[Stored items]

+-------+

SIGNATURES = {
# ... 69 lines not shown
    "lea_resample_bf16_set_batch": (_i, [_i]),
    "lea_resample_bf16_set_cols": (_i, [_i]),
    "lea_conv3d_wino_set_w22": (_i, [_i]),
    "lea_conv3d_bf16_set_pair_split": (_i, [_i]),
    "lea_disparity_set_register_form": (_i, [_i]),
    "lea_tapsum_set_rows": (_i, [_i]),
    "lea_staged_rows": (_i, [_i, _i, _i, _i, _i]),
    "lea_conv1x1_resampled_bf16": (_i, [_p, _i64, _i, _i, _i, _p, _p, _p, _p, _i64, _i, _i, _i, _i, _i,
                                        _i, _u, _p]),
    "lea_to_c8_bf16": (_i, [_p, _i64, _p, _i64, _i, _i, _i64, _p]),
    "lea_conv2d_packed_elems_bf16": (ctypes.c_size_t, [_i, _i]),
    "lea_conv2d_pack_weights_bf16": (_i, [_p, _p, _i, _i, _p]),
    "lea_conv2d_bnrelu_bf16": (_i, [_p, _i64, _p, _p, _p, _p, _i64, _p, _i64, _i, _i, _i, _i, _i,
                                    _u, _p]),
    "lea_from_c8_bf16": (_i, [_p, _i64, _p, _i64, _i, _i, _i64, _p]),
    "lea_conv3d_wino_packed_floats": (ctypes.c_size_t, [_i, _i]),
    "lea_conv3d_wino_pack_weights": (_i, [_p, _p, _i, _i, _p]),
    "lea_conv3d_bnrelu_wino": (_i, [_p, _i64, _p, _i64, _i, _p, _p, _p, _p, _i64, _p, _i64,
                                    _i, _i, _i, _i, _i, _i, _u, _i, _p]),
    "lea_conv3d_bnrelu_costvolume_wino": (_i, [_p, _p, _i64, _p, _p, _p, _p, _i64, _i, _i, _i,
                                               _i, _i, _i, _u, _i, _p]),
    "lea_conv3d_wino_kernel_name": (ctypes.c_char_p, [_i, _i, _i, _i, _i, _i, _i]),
    "lea_conv3d_wino_down2_supported": (_i, [_i, _i, _i, _i, _i, _i]),
    "lea_conv3d_wino_down2_kernel_name": (ctypes.c_char_p, [_i, _i, _i, _i, _i, _i]),
    "lea_conv3d_bnrelu_wino_down2": (_i, [_p, _i64, _p, _p, _p, _p, _i64, _i, _i, _i, _i, _i, _i, _u, _i, _p]),
    "lea_conv3d_wino_down2_cat_supported": (_i, [_i, _i, _i, _i, _i, _i, _i]),
    "lea_conv3d_wino_down2_cat_kernel_name": (ctypes.c_char_p, [_i, _i, _i, _i, _i, _i, _i]),
    "lea_conv3d_bnrelu_wino_down2_cat": (_i, [_p, _i64, _p, _i64, _i, _p, _p, _p, _p, _i64, _i, _i, _i, _i, _i, _i,
                                              _u, _i, _p]),
    "lea_conv3d_wino_dp_down2_supported": (_i, [_i, _i, _i, _i, _i, _i]),
    "lea_conv3d_wino_dp_down2_kernel_name": (ctypes.c_char_p, [_i, _i, _i, _i, _i, _i, _i]),
    "lea_conv3d_bnrelu_wino_dp_down2": (_i, [_p, _i64, _p, _p, _p, _p, _i64, _p, _i64, _p, _i64, _i, _i, _i, _i, _i,
                                             _i, _u, _i, _p]),
    "lea_resample3d_down2_supported": (_i, [_i, _i, _i, _i, _i, _i, _i]),
    "lea_resample3d_trilinear_down2": (_i, [_p, _i64, _p, _i64, _p, _i64, _i, _i, _i, _i, _i, _i, _i, _i, _p, _p,
                                            _u, _i, _p]),
    "lea_conv3d_wino_set_tile_override": (_i, [_i, _i, _i]),
    "lea_conv3d_wino_set_variant": (_i, [_i]),
    "lea_conv3d_wino2_set_walk": (_i, [_i]),
    "lea_conv3d_wino2_set_halo16": (_i, [_i]),
    "lea_conv3d_wino2_set_lane_halo16": (_i, [_i]),
    "lea_conv3d_wino_set_fence": (_i, [_i]),
    "lea_resample_set_mode": (_i, [_i]),
    "lea_conv2d_set_small": (_i, [_i]),
    "lea_conv2d_kernel_name_cin": (ctypes.c_char_p, [_i, _i, _i, _i, _i]),
    "lea_conv2d_bnrelu_pair": (_i, [_p, _i64, _p, _p, _p, _p, _i64, _p, _i64, _p, _i64, _i, _i, _i, _i, _i,
                                    _i, _u, _p]),
    "lea_conv3d_wino2_set_pipeline": (_i, [_i]),
    "lea_conv3d_wino2p_set_wpre": (_i, [_i]),
    "lea_conv3d_wino44_set": (_i, [_i]),
    "lea_conv3d_wino44_set_upre": (_i, [_i]),
    "lea_conv3d_wino44_set_sched": (_i, [_i]),
    "lea_conv3d_wino44_set_group": (_i, [_i]),
    "lea_conv3d_wino_set_epi_buf": (_i, [_i]),
    "lea_conv3d_set_rs_gather": (_i, [_i]),
    "lea_conv1x1_set_vector": (_i, [_i]),
    "lea_conv3d_bf16_set_stream1x1": (_i, [_i]),
    "lea_conv3d_wino_set_small_cout": (_i, [_i]),
    "lea_conv3d_wino_set_block48": (_i, [_i]),
    "lea_cv_stem_split_weights": (_i, [_p, _p, _p, _i, _i, _p]),
    "lea_cv_stem_combine": (_i, [_p, _i64, _p, _i64, _p, _p, _p, _i64, _i, _i, _i, _i, _i, _u, _i,
                                 _p]),
    "lea_cv_stem_map_windows": (_i, [_i, _i, ctypes.POINTER(_i), ctypes.POINTER(_i)]),
    "lea_conv2d_windowed_tiles": (_i, [_i, _i, _i, _i, _i, ctypes.POINTER(_i)]),
    "lea_conv2d_bnrelu_windowed": (_i, [_p, _i64, _p, _p, _p, _p, _i64, _i, _i, _i, _i, _i, _i, _i, _i, _i, _i,
                                        _u, _i, _p]),
    "lea_cv_stem_down2_supported": (_i, [_i, _i, _i, _i, _i]),
    "lea_cv_stem_combine_down2": (_i, [_p, _i64, _p, _i64, _p, _p, _p, _i64, _p, _i64, _i, _i, _i, _i, _i,
                                       _u, _i, _p]),
    "lea_standardize_workspace_bytes": (ctypes.c_size_t, [_i]),
    "lea_standardize_crop_u8": (_i, [_p, _p, _i, _i, _i, _i, _p, _p, _i, _i, _p, _p]),
    "lea_train_transform_workspace_bytes": (ctypes.c_size_t, [_i]),
    "lea_train_transform_u8": (_i, [_p, _p, _i, _i, _i, _i, _p, _p, _p, _p, _p, _p, _i, _i,
                                    ctypes.c_float, _p, _p, _p]),
    "lea_standardize_tiles_workspace_bytes": (ctypes.c_size_t, []),
    "lea_standardize_tiles_u8": (_i, [_p, _p, _i, _i, _i, _p, _i, _p, _p, _i, _i, _p, _p]),
    "lea_tile_blend_f32": (_i, [_p, _i64, _p, _i, _p, _i, _i, _i, _i, _i, _i, _i, _i, _p, _i, _i, _p, _p]),
    "lea_disparity_metrics_workspace_bytes": (ctypes.c_size_t, [_i, _i, _i]),
    "lea_disparity_metrics": (_i, [_p, _i64, _p, _i64, _i, _i, _i, ctypes.c_float, _i, _i,
                                   _i, _i, _i, _p, _p, _p, _p]),
    "lea_conv3d_wgrad_workspace_bytes": (ctypes.c_size_t, [_i, _i, _i, _i, _i, _i, _i]),
    "lea_conv3d_wgrad": (_i, [_p, _p, _p, _p, ctypes.c_size_t, _i, _i, _i, _i, _i, _i, _i, _p]),
    "lea_conv2d_wgrad_workspace_bytes": (ctypes.c_size_t, [_i, _i, _i, _i, _i]),
    "lea_conv2d_wgrad": (_i, [_p, _p, _p, _p, ctypes.c_size_t, _i, _i, _i, _i, _i, _p]),
    "lea_conv2d_s3_backward_data": (_i, [_p, _p, _p, _i, _i, _i, _i, _i, _p]),
    "lea_conv2d_s3_wgrad_workspace_bytes": (ctypes.c_size_t, [_i, _i, _i, _i, _i]),
    "lea_conv2d_s3_wgrad": (_i, [_p, _p, _p, _p, ctypes.c_size_t, _i, _i, _i, _i, _i, _p]),
    "lea_conv3d_flip_weights": (_i, [_p, _p, _i, _i, _i, _p]),
    "lea_bn_workspace_bytes": (ctypes.c_size_t, [_i]),
    "lea_bn_forward_f32": (_i, [_p, _p, _i, _i, _i64, _p, _p, _p, _p, ctypes.c_float, ctypes.c_float,
                                _i, _u, _p, _p, _p, _p]),
    "lea_bn_backward_f32": (_i, [_p, _p, _p, _p, _i, _i, _i64, _p, _p, _p, _i, _u, _p, _p, _p, _p]),
    "lea_disparity_regression_backward": (_i, [_p, _p, _p, _p, _i, _i, _i, _i, _i, _p]),
    "lea_build_cost_volume_backward": (_i, [_p, _p, _p, _i, _i, _i, _i, _i, _p]),
    "lea_resample3d_backward_workspace_bytes": (ctypes.c_size_t, [_i, _i, _i, _i, _i, _i, _i, _i]),
    "lea_resample3d_trilinear_backward": (_i, [_p, _p, _p, ctypes.c_size_t, _i, _i, _i, _i, _i, _i, _i, _i,
                                               _i, _p]),
}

+-------+

Exercise details:
Every line above that holds the string "POINTER" should be copied into the answer.

Exercise output:
    "lea_cv_stem_map_windows": (_i, [_i, _i, ctypes.POINTER(_i), ctypes.POINTER(_i)]),
    "lea_conv2d_windowed_tiles": (_i, [_i, _i, _i, _i, _i, ctypes.POINTER(_i)]),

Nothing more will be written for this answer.